ECLI:NL:GHARL:2018:5141

Gerechtshof Arnhem-Leeuwarden

Datum uitspraak
5 juni 2018
Publicatiedatum
5 juni 2018
Zaaknummer
200.203.736/01
Instantie
Gerechtshof Arnhem-Leeuwarden
Type
Uitspraak
Rechtsgebied
Civiel recht
Procedures
  • Hoger beroep
Vindplaatsen
  • Rechtspraak.nl
AI samenvatting door LexboostAutomatisch gegenereerd

Geschil over de ontbinding van een aannemingsovereenkomst voor tuinwerkzaamheden

In deze zaak gaat het om een geschil tussen een opdrachtgever en een opdrachtnemer over een overeenkomst tot het aanleggen van een tuin.

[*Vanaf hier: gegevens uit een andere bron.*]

@@ -1428,13 +1429,14 @@
     L.adm2[h] = 0;
     L.lo2[h] = 0x7fffffff;
   }
+  const bool need_lp = log_prob != nullptr, need_n = !out.sum_later, need_w = out.leg != nullptr;
   long long lpf = 0;
   float nf = 0.0f, wf = 0.0f;
   if (live) {
     for (int64_t sl_ = l; sl_ < fb.acc_slots; sl_ += LPE) {
-      lpf += fb.acc_lp[sl_ * B + b];
-      nf += fb.acc_n[sl_ * B + b];
-      wf += fb.acc_w[sl_ * B + b];
+      if (need_lp) lpf += fb.acc_lp[sl_ * B + b];
+      if (need_n) nf += fb.acc_n[sl_ * B + b];
+      if (need_w) wf += fb.acc_w[sl_ * B + b];
     }
   }
   const int32_t lo = live ? fb.cur_lo[b] : 0;
@@ -1488,8 +1490,8 @@
   const bool mine = live && L.cnt2[h] <= INS_CAP2;
   if (mine) {
     for (int64_t sl_ = l; sl_ < fb.acc_slots; sl_ += LPE) {
-      fb.acc_lp[sl_ * B + b] = 0;
-      fb.acc_n[sl_ * B + b] = 0.0f;
+      if (need_lp) fb.acc_lp[sl_ * B + b] = 0;
+      if (need_n) fb.acc_n[sl_ * B + b] = 0.0f;
       fb.acc_w[sl_ * B + b] = 0.0f;
     }
     float* agb = ag + b * a_bstride;
@@ -1544,7 +1546,7 @@
     wf += __shfl_down(wf, off, LPE);
   }
   if (mine && l == 0) {
-    if (reward) reward[b] = -(nf + (float)L.adm2[h]);
+    if (reward && need_n) reward[b] = -(nf + (float)L.adm2[h]);
     if (log_prob) log_prob[b] = (lpf < -(1ll << 49)) ? -INFINITY : (float)((double)lpf / LP_FIX);
     if (entropy) entropy[b] = entropy_in[0];
     if (out.leg) {
@@ -2007,6 +2009,89 @@
                        a_bstride, use_cong, time, ins_scratch, entropy1, reward_t, out, lp_t, ent_t);
   }
 #undef INS2_LAUNCH
+  TARL_LAUNCH_CHECK();
+  return TARL_OK;
+}
+
+#define CS_WAVES 4
+#define CS_UNROLL 8
+typedef uint32_t cs_u32x4 __attribute__((ext_vector_type(4)));
+template <int W>
+__global__ __launch_bounds__(64 * CS_WAVES) void k_count_sum(const uint8_t* __restrict__ counts, int64_t B, int64_t N,
+                                                             unsigned gx, float* __restrict__ reward) {
+  __shared__ uint32_t s_sum[CS_WAVES][W][64];
+  const unsigned lane = threadIdx.x & 63u, y = threadIdx.x >> 6;
+  const int64_t t = blockIdx.x / gx;
+  const int64_t b0 = (int64_t)(blockIdx.x % gx) * (64 * W);
+  const int64_t bl = b0 + (int64_t)lane * W;
+  const uint8_t* src = counts + t * N * B + bl;
+  uint32_t sum[W];
+#pragma unroll
+  for (int j = 0; j < W; ++j) sum[j] = 0u;
+  if (bl < B) {
+    if constexpr (W == 16) {
+      for (int64_t n0 = y; n0 < N; n0 += (int64_t)CS_WAVES * 256) {
+        uint32_t ev[4] = {0u, 0u, 0u, 0u}, od[4] = {0u, 0u, 0u, 0u};
+        const int64_t n1 = n0 + (int64_t)CS_WAVES * 256 < N ? n0 + (int64_t)CS_WAVES * 256 : N;
+        for (int64_t n = n0; n < n1; n += (int64_t)CS_WAVES * CS_UNROLL) {
+          cs_u32x4 v[CS_UNROLL];
+#pragma unroll
+          for (int u = 0; u < CS_UNROLL; ++u) {
+            const int64_t nu = n + (int64_t)u * CS_WAVES;
+            v[u] = cs_u32x4{0u, 0u, 0u, 0u};
+            if (nu < n1) v[u] = __builtin_nontemporal_load(reinterpret_cast<const cs_u32x4*>(src + nu * B));
+          }
+#pragma unroll
+          for (int u = 0; u < CS_UNROLL; ++u) {
+            const uint32_t w[4] = {v[u].x, v[u].y, v[u].z, v[u].w};
+#pragma unroll
+            for (int k = 0; k < 4; ++k) {
+              ev[k] += w[k] & 0x00FF00FFu;
+              od[k] += (w[k] >> 8) & 0x00FF00FFu;
+            }
+          }
+        }
+#pragma unroll
+        for (int k = 0; k < 4; ++k) {
+          sum[4 * k + 0] += ev[k] & 0xFFFFu;
+          sum[4 * k + 1] += od[k] & 0xFFFFu;
+          sum[4 * k + 2] += ev[k] >> 16;
+          sum[4 * k + 3] += od[k] >> 16;
+        }
+      }
+    } else {
+      for (int64_t n = y; n < N; n += (int64_t)CS_WAVES * CS_UNROLL) {
+        uint32_t v[CS_UNROLL];
+#pragma unroll
+        for (int u = 0; u < CS_UNROLL; ++u) {
+          const int64_t nu = n + (int64_t)u * CS_WAVES;
+          v[u] = nu < N ? (uint32_t)__builtin_nontemporal_load(src + nu * B) : 0u;
+        }
+#pragma unroll
+        for (int u = 0; u < CS_UNROLL; ++u) sum[0] += v[u];
+      }
+    }
+  }
+#pragma unroll
+  for (int j = 0; j < W; ++j) s_sum[y][j][lane] = sum[j];
+  __syncthreads();
+  for (unsigned e = threadIdx.x; e < 64u * W; e += 64u * CS_WAVES) {
+    const unsigned ln = e / W, j = e % W;
+    uint32_t tot = 0u;
+#pragma unroll
+    for (int w = 0; w < CS_WAVES; ++w) tot += s_sum[w][j][ln];
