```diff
@@ -1221,8 +1338,8 @@
       set_smem(shortseq::attn_fwd_s128_kernel<D, CAUSAL>, shortseq::kFwdSmem);
       once_s = true;
     }
-    hipLaunchKernelGGL((shortseq::attn_fwd_s128_kernel<D, CAUSAL>), dim3(a.B * a.H), dim3(shortseq::kThreads),
-                       shortseq::kFwdSmem, s, a);
+    hipLaunchKernelGGL((shortseq::attn_fwd_s128_kernel<D, CAUSAL>), dim3(s128_grid(g_s128_fwd_blocks, kS128FwdPerCu, a)),
+                       dim3(shortseq::kThreads), shortseq::kFwdSmem, s, a);
     return;
   }
   if (D == 64 && a.S % kWideRows == 0 && g_attn_wide) {
@@ -1253,8 +1370,8 @@
       set_smem(shortseq::attn_bwd_s128_kernel<D, CAUSAL>, shortseq::kSmem);
       once_s = true;
     }
-    hipLaunchKernelGGL((shortseq::attn_bwd_s128_kernel<D, CAUSAL>), dim3(a.B * a.H), dim3(shortseq::kThreads),
-                       shortseq::kSmem, s, a);
+    hipLaunchKernelGGL((shortseq::attn_bwd_s128_kernel<D, CAUSAL>), dim3(s128_grid(g_s128_bwd_blocks, kS128BwdPerCu, a)),
+                       dim3(shortseq::kThreads), shortseq::kSmem, s, a);
     return;
   }
   const int64_t rows = (int64_t)a.B * a.S * a.H;
@@ -1273,6 +1390,11 @@
 }
 
 void attention_set_fused_bwd(int on) { g_attn_fused_bwd = on; }
+
+void attention_set_s128_grid(int fwd_blocks, int bwd_blocks) {
+  g_s128_fwd_blocks = fwd_blocks > 0 ? fwd_blocks : 0;
+  g_s128_bwd_blocks = bwd_blocks > 0 ? bwd_blocks : 0;
+}
 
 bool attention_supported(int S, int D) { return S > 0 && S % kRows == 0 && (D == 64 || D == 128 || D == 256); }
 
diff --git a/mipipe/csrc/kernels/kernels.h b/mipipe/csrc/kernels/kernels.h
--- a/mipipe/csrc/kernels/kernels.h
+++ b/mipipe/csrc/kernels/kernels.h
@@ -161,6 +161,7 @@
 };
 bool attention_supported(int S, int D);
 void attention_set_fused_bwd(int on);
+void attention_set_s128_grid(int fwd_blocks, int bwd_blocks);
 void attention_fwd(const AttnArgs& a, hipStream_t s);
 void attention_bwd(const AttnArgs& a, hipStream_t s);
 bool attention_f32_supported(int S, int D);
```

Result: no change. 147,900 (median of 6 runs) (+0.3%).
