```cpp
template <int K> constexpr size_t ptab_doubles(int nx, int ny) { return (size_t)PTAB_N * (K + 1) * (size_t)(nx + ny); }
template <int K>
__global__ __launch_bounds__(256) void ptab_kernel(const double* gx, const double* gy, int nx, int ny, double* tab) {
    const int64_t t = (int64_t)blockIdx.x * blockDim.x + threadIdx.x;
    const int64_t nxt = (int64_t)PTAB_N * nx;
    double pk[K + 1];
    if (t < nxt) {
        const int n = (int)(t / nx), i = (int)(t % nx);
        JetOps<double, K>::pcoefs(gx[i], n, pk);
#pragma unroll
        for (int k = 0; k <= K; ++k) tab[((size_t)n * nx + i) * (K + 1) + k] = pk[k];
    } else if (t < nxt + (int64_t)PTAB_N * ny) {
        const int64_t u = t - nxt;
        const int n = (int)(u / ny), j = (int)(u % ny);
        JetOps<double, K>::pcoefs(gy[j], n, pk);
        double* ty = tab + nxt * (K + 1);
#pragma unroll
        for (int k = 0; k <= K; ++k) ty[((size_t)n * (K + 1) + k) * ny + j] = pk[k];
    }
}
#ifndef PD_PTAB
#define PD_PTAB 2
#endif
#ifndef PD_PTAB_KERR
#define PD_PTAB_KERR 0
#endif
template <int W> struct PowTab {
    const double* px[W];
    const double* py;
    int sx, sy, ny;
};
// ... 482 lines not shown
        if (got < 0) {
            if (a.errw) atomicOr(a.errw, (uint32_t)ERRW_HOIST);
            got = (int)(base + home);
        }
    }
    return (int64_t)__builtin_amdgcn_readfirstlane(got);
}
__device__ __forceinline__ void hoist_release(const KernelArgs& a, int64_t slot, int lane, bool split) {
    if (!PD_HOIST_SLOTS || split || !a.hoist_own || a.hoist_pool <= 0 || slot < 0) return;
#ifndef PD_HOST_SIM
    asm volatile("s_waitcnt vmcnt(0)" ::: "memory");
#endif
    if (lane == 0) __hip_atomic_store(a.hoist_own + slot, 0u, __ATOMIC_RELAXED, __HIP_MEMORY_SCOPE_AGENT);
}

template <int PROB, int MAXD, class T = double, bool ROT = false>
__device__ __forceinline__ void grid_body(const KernelArgs& a, int64_t cand, int lane, T* stk,
                                          int64_t* slow_list, int32_t* slow_count, int part = 0,
                                          int parts = 1) {
    constexpr int K = grid_k<PROB>();
    constexpr int W = grid_w<PROB, MAXD>();
    constexpr bool CX = Real<T>::cplx_pass;
    using L = Lean<T, K, W, MAXD>;
    using J = typename L::J;
    const int64_t beg = a.offsets[cand], end = a.offsets[cand + 1];
    const bool in_bounds = beg >= 0 && end > beg && end <= a.n_words && end - beg < (1 << 24);
    const int32_t* prog = a.ops + (in_bounds ? beg : 0);
    const uint32_t hdr = in_bounds ? rd_word(prog) : 0xffu;
    const uint8_t ps = (uint8_t)__builtin_amdgcn_readfirstlane((int)a.pstate[cand]);
    if (!CX && (ps & P0_CPLX)) return;
    if ((ps & 3) == P0_REJECT && !a.prm.full_grid) return;
    bool slow = !in_bounds || (hdr & 0xffu) != 0u || (ps & 3) == P0_NONE || (!CX && (hdr & PDEVAL_FLAG_COMPLEX));
    if (!slow && (int)((hdr >> 8) & 0xffu) > MAXD) {
        if (lane == 0 && part == 0) list_append(a.defer_list, a.defer_count, a.list_capacity, cand);
        return;
    }
    uint32_t u_sgn = 0u;
    int hoist = 0;
    bool hy = false;
    int h_at = 0, h_to = 0;
    bool h_y = false;
    uint32_t h_w0 = 0u;
    if (!slow) {
        const uint32_t dh = rd_word(a.dec + beg);
        slow = (dh & 0xffu) != 0u || (int)((dh >> 8) & 0xffu) > MAXD;
        u_sgn = (dh & 0x10000u) << 15;
        if (!CX && hoist_sub<PROB>() && a.hseg && !slow) {
            const int32_t* hs = a.hseg + 4 * cand;
            h_at = __builtin_amdgcn_readfirstlane(hs[1]);
            if (h_at) {
                h_w0 = (uint32_t)__builtin_amdgcn_readfirstlane(hs[0]);
                h_to = __builtin_amdgcn_readfirstlane(hs[2]);
                h_y = __builtin_amdgcn_readfirstlane(hs[3]) != 0;
            }
        }
        if (!CX && PD_HOIST && a.hoist && parts == 1) {
            hoist = (int)((dh >> 17) & 0x3fffu);
            hy = (dh >> 31) != 0u;
            if (hy && (PROB == PDEVAL_PROBLEM_FORCE_FREE || a.ny != 64)) hoist = 0;
            if (PROB == PDEVAL_PROBLEM_FORCE_FREE) hy = false;
        }
    }
    if (slow) {
        if (lane == 0 && part == 0) list_append(slow_list, slow_count, a.list_capacity, cand);
        return;
    }
    const int per_row = a.ny >> 6;
// ... 249 lines not shown
```

Before: 13.33 million candidates/s.

## Overlap deferred and complex list passes with main grid pass on a second stream

```diff
diff --git a/pde-engine_amd/csrc/pdeval.hip b/pde-engine_amd/csrc/pdeval.hip
--- a/pde-engine_amd/csrc/pdeval.hip
+++ b/pde-engine_amd/csrc/pdeval.hip
@@ -42,7 +42,11 @@
     L_DDL = 16,
     L_DDLC = 17,
     L_DDL8 = 18,
-    PD_N_LISTS = 19
+    L_DEFER_L = 19,
+    L_DEFER2_L = 20,
+    L_CPLX_L = 21,
+    L_CPLX_DEEP_L = 22,
+    PD_N_LISTS = 23
 };
 enum { Q_PASS2 = 0, Q_CPLX, Q_T2, Q_T2_3, Q_T2_8, Q_T2_C, Q_T2_C8, Q_N };
 #ifndef PD_LIST_QUEUE
@@ -68,6 +72,11 @@
     hipStream_t side = nullptr;
     hipEvent_t ev_fork = nullptr, ev_join = nullptr;
     bool dd_early = true;
+    hipStream_t lists = nullptr;
+    hipEvent_t ev_lfork = nullptr, ev_ljoin = nullptr, ev_t2fork = nullptr, ev_t2join = nullptr;
+    bool list_overlap = true;
+    int list_order = 0;
+    T2Acc* d_t2acc_l = nullptr;
     int list_queue = PD_LIST_QUEUE;
     int list_parts = PD_LIST_PARTS;
     uint8_t* d_ddps = nullptr;
@@ -396,6 +405,15 @@
     if ((e = hipEventCreateWithFlags(&c->ev_fork, hipEventDisableTiming)) != hipSuccess ||
         (e = hipEventCreateWithFlags(&c->ev_join, hipEventDisableTiming)) != hipSuccess)
         return fail("hipEventCreate", e);
+    if (const char* v = getenv("PDEVAL_LIST_OVERLAP")) c->list_overlap = atoi(v) != 0;
+    if (const char* v = getenv("PDEVAL_LIST_ORDER")) c->list_order = atoi(v) != 0;
+    if (c->list_overlap) {
+        if ((e = hipStreamCreateWithFlags(&c->lists, hipStreamNonBlocking)) != hipSuccess)
+            return fail("hipStreamCreate", e);
+        for (hipEvent_t* ev : {&c->ev_lfork, &c->ev_ljoin, &c->ev_t2fork, &c->ev_t2join})
+            if ((e = hipEventCreateWithFlags(ev, hipEventDisableTiming)) != hipSuccess)
+                return fail("hipEventCreate", e);
+    }
     if ((e = hipMalloc(&c->d_gx, 2 * nx * sizeof(double))) != hipSuccess) return fail("hipMalloc", e);
     if ((e = hipMalloc(&c->d_gy, ny * sizeof(double))) != hipSuccess) return fail("hipMalloc", e);
     if (problem_id == PDEVAL_PROBLEM_KERR &&
@@ -417,6 +435,7 @@
     (void)hipSetDevice(c->device);
     if (c->stream) (void)hipStreamSynchronize(c->stream);
     if (c->side) (void)hipStreamSynchronize(c->side);
+    if (c->lists) (void)hipStreamSynchronize(c->lists);
     if (c->comm) pdeval_comm_destroy(c);
     for (int64_t* l : c->d_list)
         if (l) (void)hipFree(l);
@@ -433,6 +452,7 @@
     if (c->d_status) (void)hipFree(c->d_status);
     if (c->d_noise) (void)hipFree(c->d_noise);
     if (c->d_t2acc) (void)hipFree(c->d_t2acc);
+    if (c->d_t2acc_l) (void)hipFree(c->d_t2acc_l);
     if (c->d_skeys) (void)hipFree(c->d_skeys);
     if (c->d_sidx) (void)hipFree(c->d_sidx);
     if (c->d_stemp) (void)hipFree(c->d_stemp);
@@ -447,6 +467,9 @@
         if (e) (void)hipEventDestroy(e);
     if (c->ev_fork) (void)hipEventDestroy(c->ev_fork);
     if (c->ev_join) (void)hipEventDestroy(c->ev_join);
+    for (hipEvent_t ev : {c->ev_lfork, c->ev_ljoin, c->ev_t2fork, c->ev_t2join})
+        if (ev) (void)hipEventDestroy(ev);
+    if (c->lists) (void)hipStreamDestroy(c->lists);
     if (c->side) (void)hipStreamDestroy(c->side);
     if (c->stream) (void)hipStreamDestroy(c->stream);
     delete c;
@@ -747,6 +770,12 @@
     c->d_t2acc = nullptr;
     HIPCHK(c, hipMalloc(&c->d_t2acc, cap * sizeof(T2Acc)));
     HIPCHK(c, hipMemset(c->d_t2acc, 0, cap * sizeof(T2Acc)));
+    if (c->d_t2acc_l) (void)hipFree(c->d_t2acc_l);
+    c->d_t2acc_l = nullptr;
+    if (c->list_overlap) {
+        HIPCHK(c, hipMalloc(&c->d_t2acc_l, cap * sizeof(T2Acc)));
+        HIPCHK(c, hipMemset(c->d_t2acc_l, 0, cap * sizeof(T2Acc)));
+    }
     if (c->d_skeys) (void)hipFree(c->d_skeys);
     if (c->d_sidx) (void)hipFree(c->d_sidx);
     if (c->d_stemp) (void)hipFree(c->d_stemp);
@@ -931,69 +960,145 @@
         HIPCHK(c, hipGetLastError());
         HIPCHK(c, hipEventRecord(c->ev_join, c->side));
     }
-    mark(2);
-    launch_decode(PROB, n, s, a);
-    HIPCHK(c, hipGetLastError());
-    launch_grid(PROB, n, s, a, c->d_list[L_SLOW], cnt + L_SLOW);
-    HIPCHK(c, hipGetLastError());
-    hipLaunchKernelGGL((validate_kernel<PROB, double, 2, true>), dim3((unsigned)std::min<int64_t>(blocks, 256)),
-                       dim3(64), (stack_lds<double, K, 2>(1)), s, follow(L_SLOW, L_DEFER, L_ESC));
-    HIPCHK(c, hipGetLastError());
-    mark(3);
-    if (dmax > 2) {
-        hipLaunchKernelGGL(sanitize_list_kernel, dim3(64), dim3(256), 0, s, c->d_list[L_DEFER], cnt + L_DEFER, c->cap, n,
-                           a.errw, (uint32_t)ERRW_GRID_LIST);
-        launch_grid_list(PROB, pgrid, s, queue(follow(L_DEFER, L_DEFER2, L_ESC), Q_PASS2), c->d_list[L_SLOW2],
-                         cnt + L_SLOW2, lparts);
-        HIPCHK(c, hipGetLastError());
+    const bool lov = c->list_overlap && c->lists && !c->timing && n >= PD_DD_EARLY_MIN_N;
+    hipStream_t const ls = lov ? c->lists : s;
+    auto on = [&](KernelArgs b, int lc, bool list_stream) {
+        b.cplx_list = FF ? c->d_list[lc] : nullptr;
+        b.cplx_count = cnt + lc;
+        if (lov && list_stream) b.t2acc = c->d_t2acc_l;
+        return b;
+    };
+    auto generic3 = [&](hipStream_t st, const KernelArgs& b) {
         hipLaunchKernelGGL((validate_kernel<PROB, double, 3, true>), dim3((unsigned)std::min<int64_t>(blocks, 256)),
-                           dim3(64), (stack_lds<double, K, 3>(1)), s, follow(L_SLOW2, L_DEFER2, L_ESC));
-        HIPCHK(c, hipGetLastError());
-    }
-    mark(4);
-    if (dmax > 3) {
+                           dim3(64), (stack_lds<double, K, 3>(1)), st, b);
+    };
+    auto deep8 = [&](hipStream_t st, const KernelArgs& b) {
         if (c->deep_parts > 1)
             hipLaunchKernelGGL((validate_kernel<PROB, double, PDEVAL_MAX_STACK, true, PD_DEEP_PARTS>),
                                dim3((unsigned)std::min<int64_t>(4 * blocks, 1024)), dim3(64),
-                               (stack_lds<double, K, PDEVAL_MAX_STACK>(1)), s, follow(L_DEFER2, -1, L_ESC));
+                               (stack_lds<double, K, PDEVAL_MAX_STACK>(1)), st, b);
         else
             hipLaunchKernelGGL((validate_kernel<PROB, double, PDEVAL_MAX_STACK, true>),
                                dim3((unsigned)std::min<int64_t>(4 * blocks, 1024)), dim3(64),
-                               (stack_lds<double, K, PDEVAL_MAX_STACK>(1)), s, follow(L_DEFER2, -1, L_ESC));
-        HIPCHK(c, hipGetLastError());
-    }
-    if constexpr (FF) {
+                               (stack_lds<double, K, PDEVAL_MAX_STACK>(1)), st, b);
+    };
+    auto generic_c2 = [&](hipStream_t st, unsigned grid, const KernelArgs& b) {
+        hipLaunchKernelGGL((validate_kernel<PROB, cplx, 2, true>), dim3(grid), dim3(64), (stack_lds<cplx, K, 2>(1)), st, b);
+    };
+    auto deep_c8 = [&](hipStream_t st, const KernelArgs& b) {
+        if (c->deep_parts > 1)
+            hipLaunchKernelGGL((validate_kernel<PROB, cplx, PDEVAL_MAX_STACK, true, PD_DEEP_PARTS>),
+                               dim3((unsigned)std::min<int64_t>(4 * blocks, 512)), dim3(64),
+                               (stack_lds<cplx, K, PDEVAL_MAX_STACK>(1)), st, b);
+        else
+            hipLaunchKernelGGL((validate_kernel<PROB, cplx, PDEVAL_MAX_STACK, true>),
+                               dim3((unsigned)std::min<int64_t>(4 * blocks, 512)), dim3(64),
+                               (stack_lds<cplx, K, PDEVAL_MAX_STACK>(1)), st, b);
+    };
+    auto real_lists = [&](int lc) -> int {
+        mark(3);
+        if (dmax > 2) {
+            hipLaunchKernelGGL(sanitize_list_kernel, dim3(64), dim3(256), 0, ls, c->d_list[L_DEFER], cnt + L_DEFER, c->cap, n,
+                               a.errw, (uint32_t)ERRW_GRID_LIST);
+            launch_grid_list(PROB, pgrid, ls, queue(on(follow(L_DEFER, L_DEFER2, L_ESC), lc, true), Q_PASS2),
+                             c->d_list[L_SLOW2], cnt + L_SLOW2, lparts);
+            HIPCHK(c, hipGetLastError());
+            generic3(ls, on(follow(L_SLOW2, L_DEFER2, L_ESC), lc, true));
+            HIPCHK(c, hipGetLastError());
+        }
+        mark(4);
+        if (dmax > 3) {
+            deep8(ls, on(follow(L_DEFER2, -1, L_ESC), lc, true));
+            HIPCHK(c, hipGetLastError());
+        }
+        return PDEVAL_OK;
+    };
+    auto cplx_lists = [&]() -> int {
         mark(5);
         if (c->lean_cplx) {
-            hipLaunchKernelGGL(sanitize_list_kernel, dim3(64), dim3(256), 0, s, c->d_list[L_CPLX], cnt + L_CPLX, c->cap,
+            hipLaunchKernelGGL(sanitize_list_kernel, dim3(64), dim3(256), 0, ls, c->d_list[L_CPLX], cnt + L_CPLX, c->cap,
                                n, a.errw, (uint32_t)ERRW_CPLX);
-            launch_grid_cplx(pgrid, s, queue(follow(L_CPLX, L_CPLX_DEEP, L_ESC_C), Q_CPLX), c->d_list[L_SLOW_C],
-                             cnt + L_SLOW_C, lparts);
+            launch_grid_cplx(pgrid, ls, queue(on(follow(L_CPLX, L_CPLX_DEEP, L_ESC_C), L_CPLX, true), Q_CPLX),
+                             c->d_list[L_SLOW_C], cnt + L_SLOW_C, lparts);
             HIPCHK(c, hipGetLastError());
-            hipLaunchKernelGGL((validate_kernel<PROB, cplx, 2, true>), dim3((unsigned)std::min<int64_t>(blocks, 256)),
-                               dim3(64), (stack_lds<cplx, K, 2>(1)), s, follow(L_SLOW_C, L_CPLX_DEEP, L_ESC_C));
+            generic_c2(ls, (unsigned)std::min<int64_t>(blocks, 256), on(follow(L_SLOW_C, L_CPLX_DEEP, L_ESC_C), L_CPLX, true));
         } else {
-            hipLaunchKernelGGL((validate_kernel<PROB, cplx, 2, true>), dim3(pgrid), dim3(64),
-                               (stack_lds<cplx, K, 2>(1)), s, follow(L_CPLX, L_CPLX_DEEP, L_ESC_C));
+            generic_c2(ls, pgrid, on(follow(L_CPLX, L_CPLX_DEEP, L_ESC_C), L_CPLX, true));
         }
         HIPCHK(c, hipGetLastError());
         mark(6);
         if (dmax > 2) {
-            if (c->deep_parts > 1)
-                hipLaunchKernelGGL((validate_kernel<PROB, cplx, PDEVAL_MAX_STACK, true, PD_DEEP_PARTS>),
-                                   dim3((unsigned)std::min<int64_t>(4 * blocks, 512)), dim3(64),
-                                   (stack_lds<cplx, K, PDEVAL_MAX_STACK>(1)), s, follow(L_CPLX_DEEP, -1, L_ESC_C));
-            else
-                hipLaunchKernelGGL((validate_kernel<PROB, cplx, PDEVAL_MAX_STACK, true>),
-                                   dim3((unsigned)std::min<int64_t>(4 * blocks, 512)), dim3(64),
-                                   (stack_lds<cplx, K, PDEVAL_MAX_STACK>(1)), s, follow(L_CPLX_DEEP, -1, L_ESC_C));
+            deep_c8(ls, on(follow(L_CPLX_DEEP, -1, L_ESC_C), L_CPLX, true));
             HIPCHK(c, hipGetLastError());
         }
+        return PDEVAL_OK;
+    };
+    mark(2);
+    {
+        KernelArgs da = a;
+        if (!lov) da.defer_list = nullptr;
+        launch_decode(PROB, n, s, da);
+        HIPCHK(c, hipGetLastError());
+    }
+    if (lov) {
+        HIPCHK(c, hipEventRecord(c->ev_lfork, s));
+        HIPCHK(c, hipStreamWaitEvent(ls, c->ev_lfork, 0));
+        KernelArgs pa = a;
+        pa.defer_list = nullptr;
+        launch_grid(PROB, n, s, pa, c->d_list[L_SLOW], cnt + L_SLOW);
+        HIPCHK(c, hipGetLastError());
+        hipLaunchKernelGGL((validate_kernel<PROB, double, 2, true>), dim3((unsigned)std::min<int64_t>(blocks, 256)),
+                           dim3(64), (stack_lds<double, K, 2>(1)), s, on(follow(L_SLOW, L_DEFER_L, L_ESC), L_CPLX_L, false));
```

De opdrachtgever, [appellant], heeft de overeenkomst ontbonden, maar het gerechtshof oordeelt dat dit onterecht is, omdat er geen sprake was van verzuim aan de zijde van de opdrachtnemer, [geïntimeerde]. De opdrachtgever had de opdrachtnemer niet in de gelegenheid gesteld om eventuele gebreken te herstellen, wat volgens de wet vereist is voordat een overeenkomst kan worden ontbonden. Het hof bekrachtigt het vonnis van de kantonrechter, die de vorderingen van de opdrachtnemer tot betaling van de aanneemsom heeft toegewezen en de vorderingen van de opdrachtgever in reconventie heeft afgewezen. De opdrachtgever wordt veroordeeld in de proceskosten van de procedure in hoger beroep.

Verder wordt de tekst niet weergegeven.